§ **DATA TO EXAMINE**:
————
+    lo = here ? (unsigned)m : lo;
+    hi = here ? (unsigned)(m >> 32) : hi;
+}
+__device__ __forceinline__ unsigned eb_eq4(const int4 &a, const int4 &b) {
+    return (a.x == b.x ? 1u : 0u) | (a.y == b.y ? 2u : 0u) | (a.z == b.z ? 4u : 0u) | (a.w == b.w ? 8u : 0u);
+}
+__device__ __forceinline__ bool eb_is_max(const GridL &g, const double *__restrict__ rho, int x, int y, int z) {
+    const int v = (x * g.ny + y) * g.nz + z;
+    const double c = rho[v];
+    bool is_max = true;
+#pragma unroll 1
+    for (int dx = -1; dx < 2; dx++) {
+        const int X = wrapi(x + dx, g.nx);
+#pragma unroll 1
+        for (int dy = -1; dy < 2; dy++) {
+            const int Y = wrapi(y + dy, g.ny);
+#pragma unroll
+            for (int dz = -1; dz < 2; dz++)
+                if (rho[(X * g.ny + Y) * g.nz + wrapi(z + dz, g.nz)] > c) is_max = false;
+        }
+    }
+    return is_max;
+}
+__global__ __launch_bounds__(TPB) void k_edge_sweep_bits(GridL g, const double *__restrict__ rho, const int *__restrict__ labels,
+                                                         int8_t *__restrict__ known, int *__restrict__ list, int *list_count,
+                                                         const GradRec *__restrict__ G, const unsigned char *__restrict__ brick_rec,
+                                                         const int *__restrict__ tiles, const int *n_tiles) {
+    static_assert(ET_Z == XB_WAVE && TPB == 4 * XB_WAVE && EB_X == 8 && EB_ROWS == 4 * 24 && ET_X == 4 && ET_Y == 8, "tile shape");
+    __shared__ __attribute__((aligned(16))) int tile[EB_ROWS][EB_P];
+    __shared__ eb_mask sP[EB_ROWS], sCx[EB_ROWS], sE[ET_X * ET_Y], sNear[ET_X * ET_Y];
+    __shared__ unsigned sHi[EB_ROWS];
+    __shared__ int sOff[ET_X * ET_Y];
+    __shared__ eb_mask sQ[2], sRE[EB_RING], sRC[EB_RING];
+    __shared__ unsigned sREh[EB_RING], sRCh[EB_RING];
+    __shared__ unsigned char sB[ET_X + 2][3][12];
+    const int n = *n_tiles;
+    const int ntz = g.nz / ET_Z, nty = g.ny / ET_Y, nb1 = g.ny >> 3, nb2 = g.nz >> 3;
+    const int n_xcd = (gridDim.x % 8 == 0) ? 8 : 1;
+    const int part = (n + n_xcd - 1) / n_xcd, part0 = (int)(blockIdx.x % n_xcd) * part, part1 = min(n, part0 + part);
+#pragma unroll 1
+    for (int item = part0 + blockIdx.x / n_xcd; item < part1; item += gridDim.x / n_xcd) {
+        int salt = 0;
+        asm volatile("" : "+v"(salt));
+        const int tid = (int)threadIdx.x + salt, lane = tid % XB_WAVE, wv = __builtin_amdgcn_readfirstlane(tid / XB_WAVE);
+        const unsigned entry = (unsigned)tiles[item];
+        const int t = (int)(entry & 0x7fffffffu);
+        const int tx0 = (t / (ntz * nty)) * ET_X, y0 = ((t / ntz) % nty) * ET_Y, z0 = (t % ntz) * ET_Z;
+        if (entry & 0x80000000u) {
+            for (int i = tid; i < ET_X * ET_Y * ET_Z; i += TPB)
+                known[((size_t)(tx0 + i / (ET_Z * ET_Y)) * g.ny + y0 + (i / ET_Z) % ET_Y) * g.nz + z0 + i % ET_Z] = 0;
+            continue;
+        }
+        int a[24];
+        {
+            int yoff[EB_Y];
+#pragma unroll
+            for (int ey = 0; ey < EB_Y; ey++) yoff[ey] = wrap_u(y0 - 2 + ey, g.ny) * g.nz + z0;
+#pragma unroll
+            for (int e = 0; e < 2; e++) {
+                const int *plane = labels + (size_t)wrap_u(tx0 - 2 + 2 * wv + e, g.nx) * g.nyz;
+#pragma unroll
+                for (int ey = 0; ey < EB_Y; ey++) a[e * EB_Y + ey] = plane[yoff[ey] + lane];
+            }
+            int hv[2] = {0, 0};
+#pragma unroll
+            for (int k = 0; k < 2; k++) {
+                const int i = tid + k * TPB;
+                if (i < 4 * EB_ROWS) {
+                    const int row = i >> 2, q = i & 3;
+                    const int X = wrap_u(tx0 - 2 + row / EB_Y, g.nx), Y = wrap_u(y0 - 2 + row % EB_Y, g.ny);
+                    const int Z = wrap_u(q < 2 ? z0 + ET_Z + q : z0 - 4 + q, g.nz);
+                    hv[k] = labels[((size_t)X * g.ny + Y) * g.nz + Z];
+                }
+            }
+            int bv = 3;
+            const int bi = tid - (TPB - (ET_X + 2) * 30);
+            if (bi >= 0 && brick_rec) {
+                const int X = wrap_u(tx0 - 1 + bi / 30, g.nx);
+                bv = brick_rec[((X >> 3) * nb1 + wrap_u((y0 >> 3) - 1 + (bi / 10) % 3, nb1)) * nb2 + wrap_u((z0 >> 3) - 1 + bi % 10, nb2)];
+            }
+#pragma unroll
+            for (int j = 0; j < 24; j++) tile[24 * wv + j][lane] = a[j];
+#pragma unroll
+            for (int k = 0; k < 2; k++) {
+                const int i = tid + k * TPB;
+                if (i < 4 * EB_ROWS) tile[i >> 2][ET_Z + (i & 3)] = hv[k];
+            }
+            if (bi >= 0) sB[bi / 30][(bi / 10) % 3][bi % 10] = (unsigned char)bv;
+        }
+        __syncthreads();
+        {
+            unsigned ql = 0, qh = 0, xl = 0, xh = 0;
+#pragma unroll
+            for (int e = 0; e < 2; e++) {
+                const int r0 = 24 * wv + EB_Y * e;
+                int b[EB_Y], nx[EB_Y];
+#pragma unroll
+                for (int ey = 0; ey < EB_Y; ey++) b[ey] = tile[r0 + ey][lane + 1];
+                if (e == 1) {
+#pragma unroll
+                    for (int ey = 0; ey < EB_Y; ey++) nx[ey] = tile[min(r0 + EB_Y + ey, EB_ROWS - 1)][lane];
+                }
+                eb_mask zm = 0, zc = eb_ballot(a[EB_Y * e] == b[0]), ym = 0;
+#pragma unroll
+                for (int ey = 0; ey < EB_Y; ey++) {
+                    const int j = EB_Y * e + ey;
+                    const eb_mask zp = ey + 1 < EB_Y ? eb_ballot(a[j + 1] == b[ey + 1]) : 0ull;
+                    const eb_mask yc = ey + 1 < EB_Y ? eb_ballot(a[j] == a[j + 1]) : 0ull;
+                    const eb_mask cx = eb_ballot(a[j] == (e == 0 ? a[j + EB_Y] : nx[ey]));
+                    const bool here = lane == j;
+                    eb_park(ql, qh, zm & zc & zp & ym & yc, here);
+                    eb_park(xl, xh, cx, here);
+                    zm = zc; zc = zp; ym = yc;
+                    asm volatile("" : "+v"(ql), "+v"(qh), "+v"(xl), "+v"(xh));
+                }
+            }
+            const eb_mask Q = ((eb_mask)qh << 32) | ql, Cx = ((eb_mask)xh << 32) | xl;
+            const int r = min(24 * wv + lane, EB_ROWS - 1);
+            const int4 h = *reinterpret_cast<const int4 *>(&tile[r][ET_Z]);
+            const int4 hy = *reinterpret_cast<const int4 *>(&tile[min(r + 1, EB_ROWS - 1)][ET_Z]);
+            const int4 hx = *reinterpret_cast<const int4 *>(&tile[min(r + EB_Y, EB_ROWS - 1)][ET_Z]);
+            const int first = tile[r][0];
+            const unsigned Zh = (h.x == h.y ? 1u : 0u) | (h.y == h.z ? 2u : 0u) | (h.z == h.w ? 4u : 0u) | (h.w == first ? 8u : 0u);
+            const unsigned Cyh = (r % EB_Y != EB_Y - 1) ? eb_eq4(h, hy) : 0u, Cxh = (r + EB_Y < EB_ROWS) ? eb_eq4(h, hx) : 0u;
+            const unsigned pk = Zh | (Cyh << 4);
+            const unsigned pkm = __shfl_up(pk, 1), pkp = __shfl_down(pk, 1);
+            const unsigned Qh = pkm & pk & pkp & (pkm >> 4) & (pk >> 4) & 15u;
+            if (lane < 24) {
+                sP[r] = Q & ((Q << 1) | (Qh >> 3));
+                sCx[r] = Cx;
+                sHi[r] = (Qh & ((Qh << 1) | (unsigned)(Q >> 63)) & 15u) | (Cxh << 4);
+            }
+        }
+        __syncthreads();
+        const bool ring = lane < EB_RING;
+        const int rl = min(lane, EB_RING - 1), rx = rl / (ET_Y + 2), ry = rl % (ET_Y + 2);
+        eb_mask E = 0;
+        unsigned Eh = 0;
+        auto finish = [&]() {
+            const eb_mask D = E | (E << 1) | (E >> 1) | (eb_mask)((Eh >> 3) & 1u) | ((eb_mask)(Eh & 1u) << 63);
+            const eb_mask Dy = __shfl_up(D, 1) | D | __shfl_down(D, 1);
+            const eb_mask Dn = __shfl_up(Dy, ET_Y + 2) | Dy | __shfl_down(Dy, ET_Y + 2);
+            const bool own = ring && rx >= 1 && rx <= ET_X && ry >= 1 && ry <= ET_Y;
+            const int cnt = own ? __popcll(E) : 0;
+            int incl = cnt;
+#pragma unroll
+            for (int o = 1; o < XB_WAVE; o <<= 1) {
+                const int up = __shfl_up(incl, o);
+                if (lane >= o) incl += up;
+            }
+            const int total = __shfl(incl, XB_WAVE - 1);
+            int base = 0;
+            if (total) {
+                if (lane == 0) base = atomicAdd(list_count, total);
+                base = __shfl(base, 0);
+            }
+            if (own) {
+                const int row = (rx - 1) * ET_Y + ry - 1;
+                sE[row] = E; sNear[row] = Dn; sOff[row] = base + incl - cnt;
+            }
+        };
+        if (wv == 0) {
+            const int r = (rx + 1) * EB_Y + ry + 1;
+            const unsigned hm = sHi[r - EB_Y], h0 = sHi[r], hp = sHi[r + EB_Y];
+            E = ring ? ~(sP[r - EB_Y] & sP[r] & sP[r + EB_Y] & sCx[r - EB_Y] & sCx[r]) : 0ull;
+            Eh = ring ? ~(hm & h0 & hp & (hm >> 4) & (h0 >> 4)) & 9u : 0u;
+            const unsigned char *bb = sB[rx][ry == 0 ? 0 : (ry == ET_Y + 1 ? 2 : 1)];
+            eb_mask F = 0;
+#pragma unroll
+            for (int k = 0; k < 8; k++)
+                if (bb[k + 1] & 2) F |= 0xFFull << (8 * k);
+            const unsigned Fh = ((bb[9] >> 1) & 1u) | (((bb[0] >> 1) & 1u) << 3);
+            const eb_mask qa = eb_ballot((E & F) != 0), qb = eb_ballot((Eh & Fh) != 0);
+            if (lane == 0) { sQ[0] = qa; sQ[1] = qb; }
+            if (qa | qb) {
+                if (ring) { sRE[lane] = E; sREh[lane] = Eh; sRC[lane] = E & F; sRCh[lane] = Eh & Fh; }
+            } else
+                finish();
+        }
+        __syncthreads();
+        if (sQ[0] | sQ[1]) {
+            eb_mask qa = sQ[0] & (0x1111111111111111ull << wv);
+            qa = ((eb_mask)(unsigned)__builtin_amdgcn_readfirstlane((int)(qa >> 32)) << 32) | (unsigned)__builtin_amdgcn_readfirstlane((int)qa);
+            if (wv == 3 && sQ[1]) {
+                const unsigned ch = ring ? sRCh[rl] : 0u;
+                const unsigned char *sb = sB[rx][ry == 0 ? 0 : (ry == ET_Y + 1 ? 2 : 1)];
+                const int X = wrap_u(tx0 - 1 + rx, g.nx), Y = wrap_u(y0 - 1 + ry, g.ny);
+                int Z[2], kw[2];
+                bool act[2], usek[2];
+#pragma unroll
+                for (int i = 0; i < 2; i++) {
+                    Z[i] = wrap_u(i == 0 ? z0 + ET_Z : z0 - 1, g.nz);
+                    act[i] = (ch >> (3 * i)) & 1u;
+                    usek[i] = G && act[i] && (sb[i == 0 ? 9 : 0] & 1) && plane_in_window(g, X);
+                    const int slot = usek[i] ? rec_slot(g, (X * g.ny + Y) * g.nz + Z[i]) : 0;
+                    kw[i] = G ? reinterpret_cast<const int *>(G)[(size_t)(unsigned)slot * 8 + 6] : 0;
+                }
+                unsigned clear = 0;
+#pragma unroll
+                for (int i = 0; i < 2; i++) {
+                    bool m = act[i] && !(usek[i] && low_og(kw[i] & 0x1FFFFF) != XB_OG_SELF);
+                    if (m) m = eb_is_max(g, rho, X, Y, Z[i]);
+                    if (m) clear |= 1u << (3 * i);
————
§ **ABOUT THIS EXERCISE**:
Which lines above run from the one containing "base = atomicAdd(list_count, total);" down to the one containing "unsigned char *sb"? Repeat exactly those, both ends included, and nothing else.

§ **EXERCISE SOLUTION**:
+                if (lane == 0) base = atomicAdd(list_count, total);
+                base = __shfl(base, 0);
+            }
+            if (own) {
+                const int row = (rx - 1) * ET_Y + ry - 1;
+                sE[row] = E; sNear[row] = Dn; sOff[row] = base + incl - cnt;
+            }
+        };
+        if (wv == 0) {
+            const int r = (rx + 1) * EB_Y + ry + 1;
+            const unsigned hm = sHi[r - EB_Y], h0 = sHi[r], hp = sHi[r + EB_Y];
+            E = ring ? ~(sP[r - EB_Y] & sP[r] & sP[r + EB_Y] & sCx[r - EB_Y] & sCx[r]) : 0ull;
+            Eh = ring ? ~(hm & h0 & hp & (hm >> 4) & (h0 >> 4)) & 9u : 0u;
+            const unsigned char *bb = sB[rx][ry == 0 ? 0 : (ry == ET_Y + 1 ? 2 : 1)];
+            eb_mask F = 0;
+#pragma unroll
+            for (int k = 0; k < 8; k++)
+                if (bb[k + 1] & 2) F |= 0xFFull << (8 * k);
+            const unsigned Fh = ((bb[9] >> 1) & 1u) | (((bb[0] >> 1) & 1u) << 3);
+            const eb_mask qa = eb_ballot((E & F) != 0), qb = eb_ballot((Eh & Fh) != 0);
+            if (lane == 0) { sQ[0] = qa; sQ[1] = qb; }
+            if (qa | qb) {
+                if (ring) { sRE[lane] = E; sREh[lane] = Eh; sRC[lane] = E & F; sRCh[lane] = Eh & Fh; }
+            } else
+                finish();
+        }
+        __syncthreads();
+        if (sQ[0] | sQ[1]) {
+            eb_mask qa = sQ[0] & (0x1111111111111111ull << wv);
+            qa = ((eb_mask)(unsigned)__builtin_amdgcn_readfirstlane((int)(qa >> 32)) << 32) | (unsigned)__builtin_amdgcn_readfirstlane((int)qa);
+            if (wv == 3 && sQ[1]) {
+                const unsigned ch = ring ? sRCh[rl] : 0u;
+                const unsigned char *sb = sB[rx][ry == 0 ? 0 : (ry == ET_Y + 1 ? 2 : 1)];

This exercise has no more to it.